Patient access to their own health care data has snagged center stage for some time. Now there is a movement to make lab tests directly available to patients.
Sure, patients like to get phone calls from their practitioner’s nurse about the results of their lab tests, even if those tests are normal. In our area, if the practitioner tells lab patients they will get a call only if the results are abnormal, the patients will call the office and ask for the results anyway.
If the practitioner tells lab patients they will receive a letter that the results are normal, they will still call the office for the results.
I have no problem with lab results being directly available to patients. The real issue here is whether it makes any substantial improvement in a patient’s care. Because the patients in our area call for lab results no matter what they have been told, there is little chance of an abnormal lab result moldering about for any length of time, thereby allowing some bad lab result to cause harm at some later date.
In our rural practice, the local hospital has for years offered a panel of standard tests to area residents for a flat fee. Patients go to “wellness days” for testing, the results are faxed to our office or patients make an appointment and bring the test results to our clinic for review with a practitioner. We know the tests would likely be paid for were they part of a physical examination or the patient had a condition which indicated a given lab test were needed, but our patients continue to go to the hospital for their tests and pay for them out of their own pockets. The hospital is happy. These lab tests are a cash cow for the hospital. Not a lot different than patients in many areas who pay a substantial fee for itinerant caratid untrasounds, ultrasounds which any physician would have to repeat if the patients brought abnormal itinerant results to the office.

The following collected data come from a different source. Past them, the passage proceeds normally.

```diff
diff --git a/wgpu-path-tracing_amd/csrc/traverse_pick.hip b/wgpu-path-tracing_amd/csrc/traverse_pick.hip
--- a/wgpu-path-tracing_amd/csrc/traverse_pick.hip
+++ b/wgpu-path-tracing_amd/csrc/traverse_pick.hip
@@ -34,8 +34,8 @@
     cfg.variant = variant; cfg.wgs_per_cu = wgs; cfg.stack_entries = entries;
     cfg.wants_spill = pt_spills(r, wgs) ? 1 : 0;
     cfg.quantized = pt_quantised(r) ? 1 : 0;
-    cfg.lds_bytes = pt_lds_bytes(r, c->sc.n_wnodes, c->sc.own ? c->sc.n_own_tris : c->sc.n_tris, entries);
-    return ok && cfg.lds_bytes <= kLdsMax / (size_t)wgs;
+    cfg.lds_bytes = pt_lds_bytes(r, wgs, c->sc.n_wnodes, c->sc.own ? c->sc.n_own_tris : c->sc.n_tris, entries);
+    return ok && c->sc.n_wnodes <= pt_node_plane_stride(r, wgs, c->sc.n_wnodes) && cfg.lds_bytes <= kLdsMax / (size_t)wgs;
 }
 
 TraverseConfig traverse_config(const ptmi_ctx *c, bool closest_hit) {
```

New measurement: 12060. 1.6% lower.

So, right in sync with the notion that patients should have immediate access to their lab test results, “wellness days” puts such results right in the hands of the patients. Notice that most patients still go to their practitioners for a review of the tests—even when they are normal.
Sure, patients can find a lot of information about their labs on the internet. However, patients often don’t realize that even if they can find the “normal” range for lab tests on the internet, that doesn’t mean the “high” or “low” on their own tests requires that anything be done. Practitioners know which lab results glaringly marked with a raucous “H” (high) require immediate attention and which results one-tenth out of normal range need only “mindful” watching.

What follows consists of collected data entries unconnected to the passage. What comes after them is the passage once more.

int conv2d_fwd(const float* x, const float* w, const float* bias, float* y, int B, int Ci, int H, int W, int Co, int K, int S,
               int P, int Ho, int Wo, hipStream_t st, size_t xbs = 0);
size_t convT_fwd_stats_scratch(int Co_out);
int convT_fwd_stats(const float* x, const float* x_bn, const float* w, const float* bias, float* y, int B, int Ci, int H, int W, int Co, int K,
                    int S, int P, int Ho, int Wo, const float* gamma, const float* beta, float* save_mean, float* save_invstd,
                    float* running_mean, float* running_var, long long* nbt, float momentum, float eps, float* table, float* scratch,
                    int slot, hipStream_t st);
int conv2d_bwd_data(const float* gy, const float* w, const float* bias, float* gx, int B, int Ci, int H, int W, int Co, int K, int S,
                    int P, int Ho, int Wo, const float* gy_bn, hipStream_t st);
size_t conv_wgrad_scratch(int B, int Ci, int Co, int K);
int conv2d_bwd_weight(const float* x, const float* gy, float* gw, float* gbias, float* scratch, int B, int Ci, int H, int W, int Co,
                      int K, int S, int P, int Ho, int Wo, const float* gy_bn, hipStream_t st, size_t xbs = 0);
size_t bn_scratch(int B, int C);
int bn_fwd(const float* x, const float* gamma, const float* beta, float* y, float* save_mean, float* save_invstd,
           float* running_mean, float* running_var, long long* num_batches_tracked, float momentum, float eps, int B, int C, int HW,
           int relu, float* scratch, hipStream_t st);
int bn_bwd(const float* x, const float* gy, const float* gamma, const float* beta, const float* save_mean, const float* save_invstd,
           float* gx, float* ggamma, float* gbeta, float* gx_chansum, int B, int C, int HW, int relu, float* scratch, hipStream_t st);
int bn_stats(const float* x, const float* gamma, const float* beta, float* save_mean, float* save_invstd, float* running_mean,
             float* running_var, long long* num_batches_tracked, float momentum, float eps, float* table, int B, int C, int HW,
             float* scratch, hipStream_t st);
int bn_moments(const float* x, float* mom, int B, int C, int HW, float* scratch, hipStream_t st);
int bn_finalize(const float* gathered, int W, const float* gamma, const float* beta, float* save_mean, float* save_invstd,
                float* running_mean, float* running_var, long long* num_batches_tracked, float momentum, float eps, float* table, int C,
                hipStream_t st);
int bn_apply(const float* x, const float* table, float* y, int B, int C, int HW, int relu, hipStream_t st);
int dec10_bn_scratch_floats();
int dec10_bn_bwd_sums(const float* c, const float* gy, const float* w, const float* gamma, const float* beta, const float* mean,
                      const float* invstd, float* sums, int B, float* scratch, hipStream_t st, float* gw = nullptr, float* wscratch = nullptr, float* gbias = nullptr);
int dec10_bn_wgrad_scratch_floats();
int dec10_bn_bwd_apply(const float* c, const float* gy, const float* w, const float* gamma, const float* beta, const float* mean,
                       const float* invstd, const float* gathered, const float* wts, int W, float count_all, float* gc, float* ggamma,
                       float* gbeta, float* gc_chansum, int B, float* scratch, hipStream_t st);
struct RedJob { const float* part; float* out; int nsplit, n, kind, a, b, c; };
int reduce_job(const RedJob& job, hipStream_t st);
int reduce_jobs(const RedJob* jobs, int nj, hipStream_t st);
void defer_reductions(int mode);
int flush_reductions(hipStream_t st);
int bn_bwd_sums(const float* x, const float* gy, const float* gamma, const float* beta, const float* save_mean, const float* save_invstd,
                float* sums, int B, int C, int HW, int relu, float* scratch, hipStream_t st);
int bn_bwd_apply(const float* x, const float* gy, const float* gamma, const float* beta, const float* save_mean, const float* save_invstd,
                 const float* gathered, const float* wts, int W, float count, float* gx, float* ggamma, float* gbeta, float* gx_chansum, int B, int C, int HW, int relu,
                 float* scratch, hipStream_t st);
int bn_eval(const float* x, const float* gy, const float* gamma, const float* beta, const float* running_mean, const float* running_var,
            float eps, float* out, int B, int C, int HW, int relu, hipStream_t st);
int bn_eval_table(const float* gamma, const float* beta, const float* running_mean, const float* running_var, float eps, float* table, int C,
                  hipStream_t st);
int dec10_predict(const float* c, const float* table, const float* w, const float* bias, const float* X, int Lc, int F, int Th, int T_obs,
                  int done, float* pred_mean, float* pred_m2, float* se_state, hipStream_t st);
int dec10_predict_ll(const float* c, const float* table, const float* w, const float* bias, const float* X, int Lc, int F, int Th, int T_obs,
                     int done, float* pred_mean, float* pred_m2, float* se_state, float* ell, int L_total, hipStream_t st);
int chan_sum(const float* v, float* out, int B, int C, int HW, float* scratch, hipStream_t st);
int act_fwd(const float* x, float* y, size_t n, int mode, hipStream_t st);
int act_bwd(const float* y, const float* gy, float* gx, size_t n, int mode, hipStream_t st);
int linear_fwd(const float* x, const float* w, const float* bias, float* y, int B, int In, int Out, hipStream_t st);
int linear_bwd(const float* x, const float* w, const float* gy, float* gx, float* gw, float* gb, int B, int In, int Out, float* scratch, hipStream_t st);
size_t linear_bwd_scratch(int B, int In, int Out);
int linear_relu_fwd(const float* x, const float* w, const float* bias, float* y, int B, int In, int Out, hipStream_t st);
int linear_relu_bwd(const float* x, const float* w, const float* gy, float* gx, float* gw, float* gb, int B, int In, int Out, hipStream_t st);
int loglik_fwd(const float* X, const float* z, float* ll, size_t n, size_t nX, hipStream_t st);
int loglik_bwd(const float* X, const float* z, const float* g, float* gz, size_t n, size_t nX, hipStream_t st);
int loglik_rowsum_fwd(const float* X, const float* z, float* out, size_t rows, size_t inner, size_t nX, hipStream_t st);
int loglik_rowsum_bwd(const float* X, const float* z, const float* grow, float* gz, size_t rows, size_t inner, size_t nX, hipStream_t st);
int elbo_all_bwd_ll(const float* g0, const float* g1, const float* g2, const float* g3, int nl_rows, const float* hs, const float* hv, int N,
                    int q, int M, int Do, const float* Um, const float* Us, float nobs, float* glrow, float* ghs, float* ghv, float* dUm,
                    float* dUs, const float* X, const float* z, float* ga, size_t n, size_t nX, hipStream_t st);
int reparam_kl_fwd(const float* mu, const float* logvar, int ld, const float* eps, float* z, float* klpart, int N, int q, hipStream_t st);
int reparam_kl_bwd(const float* gz, const float* gklpart, const float* mu, const float* logvar, int ld, const float* eps, float* gmu,
                   float* glogvar, int ldg, int N, int q, hipStream_t st);
int elbo_all_fwd_kl(const float* lpart, int nl_rows, int nl_values, const float* kls, int nks, const float* klv, int nkv, int N, int M, int Do,
                    const float* Um, const float* Us, float nobs, float* out, hipStream_t st);
int elbo_all_bwd_ll_kl(const float* g0, const float* g1, const float* g2, const float* g3, int nl_rows, int N, int M, int Do, const float* Um,
                       const float* Us, float nobs, float* glrow, float* gkls, int nks, float* gklv, int nkv, float* dUm, float* dUs,
                       const float* X, const float* z, float* ga, size_t n, size_t nX, hipStream_t st);
int reparam_fwd(const float* mu, const float* logvar, int ld, const float* eps, float* z, int N, int q, hipStream_t st);
int reparam_draws_fwd(const float* mu, const float* logvar, int ld, const float* eps, float* z, int ldz, float* lw, int accumulate, int L, int N,
                      int q, hipStream_t st);
int reparam_bwd(const float* gz, const float* logvar, int ld, const float* eps, float* gmu, float* glogvar, int ldg, int N, int q, hipStream_t st);
int normal_kl_fwd(const float* mu, const float* logvar, int ld, float* klrow, int N, int q, hipStream_t st);
int normal_kl_bwd(const float* grow, const float* mu, const float* logvar, int ld, float* gmu, float* glogvar, int ldg, int N, int q, hipStream_t st);
int sigmoid_loglik_splits(size_t rows, size_t inner);
int sigmoid_loglik_fwd(const float* X, const float* a, float* z, float* part, size_t rows, size_t inner, size_t nX, int nsplit, hipStream_t st);
int sigmoid_loglik_bwd(const float* X, const float* z, const float* grow, float* ga, size_t rows, size_t inner, size_t nX, hipStream_t st);
int elbo_all_fwd(const float* lpart, int nl_rows, int nl_values, const float* hs, const float* hv, int N, int q, int M, int Do,
                 const float* Um, const float* Us, float nobs, float* out, hipStream_t st);
int elbo_all_bwd(const float* g0, const float* g1, const float* g2, const float* g3, int nl_rows, const float* hs, const float* hv, int N,
                 int q, int M, int Do, const float* Um, const float* Us, float nobs, float* glrow, float* ghs, float* ghv, float* dUm,
                 float* dUs, hipStream_t st);
int sigmoid_loglik_fwd_len(const float* X, const float* a, float* z, float* part, size_t rows, size_t inner, size_t nX, int nsplit,
                           const int* n_obs, int T, size_t frame, hipStream_t st);
int sigmoid_loglik_bwd_len(const float* X, const float* z, const float* grow, float* ga, size_t rows, size_t inner, size_t nX,
                           const int* n_obs, int T, size_t frame, hipStream_t st);
int loglik_rowsum_fwd_len(const float* X, const float* z, float* out, size_t rows, size_t inner, size_t nX, const int* n_obs, int T,
                          size_t frame, hipStream_t st);
int loglik_rowsum_bwd_len(const float* X, const float* z, const float* grow, float* gz, size_t rows, size_t inner, size_t nX,
                          const int* n_obs, int T, size_t frame, hipStream_t st);
int elbo_all_bwd_ll_len(const float* g0, const float* g1, const float* g2, const float* g3, int nl_rows, const float* hs, const float* hv, int N,
                        int q, int M, int Do, const float* Um, const float* Us, float nobs, float* glrow, float* ghs, float* ghv, float* dUm,
                        float* dUs, const float* X, const float* z, float* ga, size_t n, size_t nX, const int* n_obs, int T, size_t frame,
                        hipStream_t st);
int elbo_all_bwd_ll_kl_len(const float* g0, const float* g1, const float* g2, const float* g3, int nl_rows, int N, int M, int Do, const float* Um,
                           const float* Us, float nobs, float* glrow, float* gkls, int nks, float* gklv, int nkv, float* dUm, float* dUs,
                           const float* X, const float* z, float* ga, size_t n, size_t nX, const int* n_obs, int T, size_t frame,
                           hipStream_t st);
int gather_frames_fwd(const float* zt, int ld, int q, const int* src, int L, int N, int T, int P, float* out, hipStream_t st);
int gather_frames_bwd(const float* gout, int ld, int q, const int* off, int L, int N, int T, int P, float* gzt, hipStream_t st);
int sigmoid_loglik_fwd_pk(const float* X, const float* a, float* z, float* part, size_t rows, const int* off, int T, size_t frame, size_t nX,
                          int nsplit, hipStream_t st);
int sigmoid_loglik_bwd_pk(const float* X, const float* z, const float* grow, float* ga, size_t rows, const int* src, int P, int T, size_t frame,
                          size_t nX, hipStream_t st);
int dec10_predict_len(const float* c, const float* table, const float* w, const float* bias, const float* X, int Lc, int F, int Th, int T_obs,
                      int done, float* pred_mean, float* pred_m2, float* se_state, const int* n_obs, hipStream_t st);
int dec10_predict_ll_len(const float* c, const float* table, const float* w, const float* bias, const float* X, int Lc, int F, int Th, int T_obs,
                         int done, float* pred_mean, float* pred_m2, float* se_state, float* ell, int L_total, const int* n_obs,
                         hipStream_t st);
int elbo_fwd(const float* lhood, int nl, const float* klrow, int nk, const float* kl_u, float nobs, float* out, hipStream_t st);
int elbo_bwd(const float* gout, int nl, int nk, float nobs, float* glhood, float* gklrow, float* gklu, hipStream_t st);
int gather_multi(const float* const* grads, const long long* offs, int ntensors, long long total, float* flat, hipStream_t st);
int adam_multi(float* const* params, const float* const* grads, float* const* m1, float* const* m2, const long long* offs,
               int ntensors, long long total, float lr, float beta1, float beta2, float eps, int step, int* step_dev, hipStream_t st);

Practitioners also know which lab tests are more important than others. The usefulness of common lab tests can be a hot topic of debate among professional organizations. For example, see the National Academy of Hypothyroidism on the usefulness of the TSH test.
So once again, we have impending government regulation which forces laboratories and practitioners to come up with some kind of computer software to make patient lab tests directly available for patient review. And you can guess who pays for this. Far cheaper to have local “wellness days.”
The people like the writer of this article think patients access to lab tests is a great idea. Everyone should have access to their personal health data. But does having access to lab results on the lab site really help patients in any substantial way?
The patient will likely make an appointment to review the labs with the practitioner anyway, because after all, those labs are part of a big picture which should probably include a practitioner overview.
THAT is the perspective regulation mongers can’t comprehend.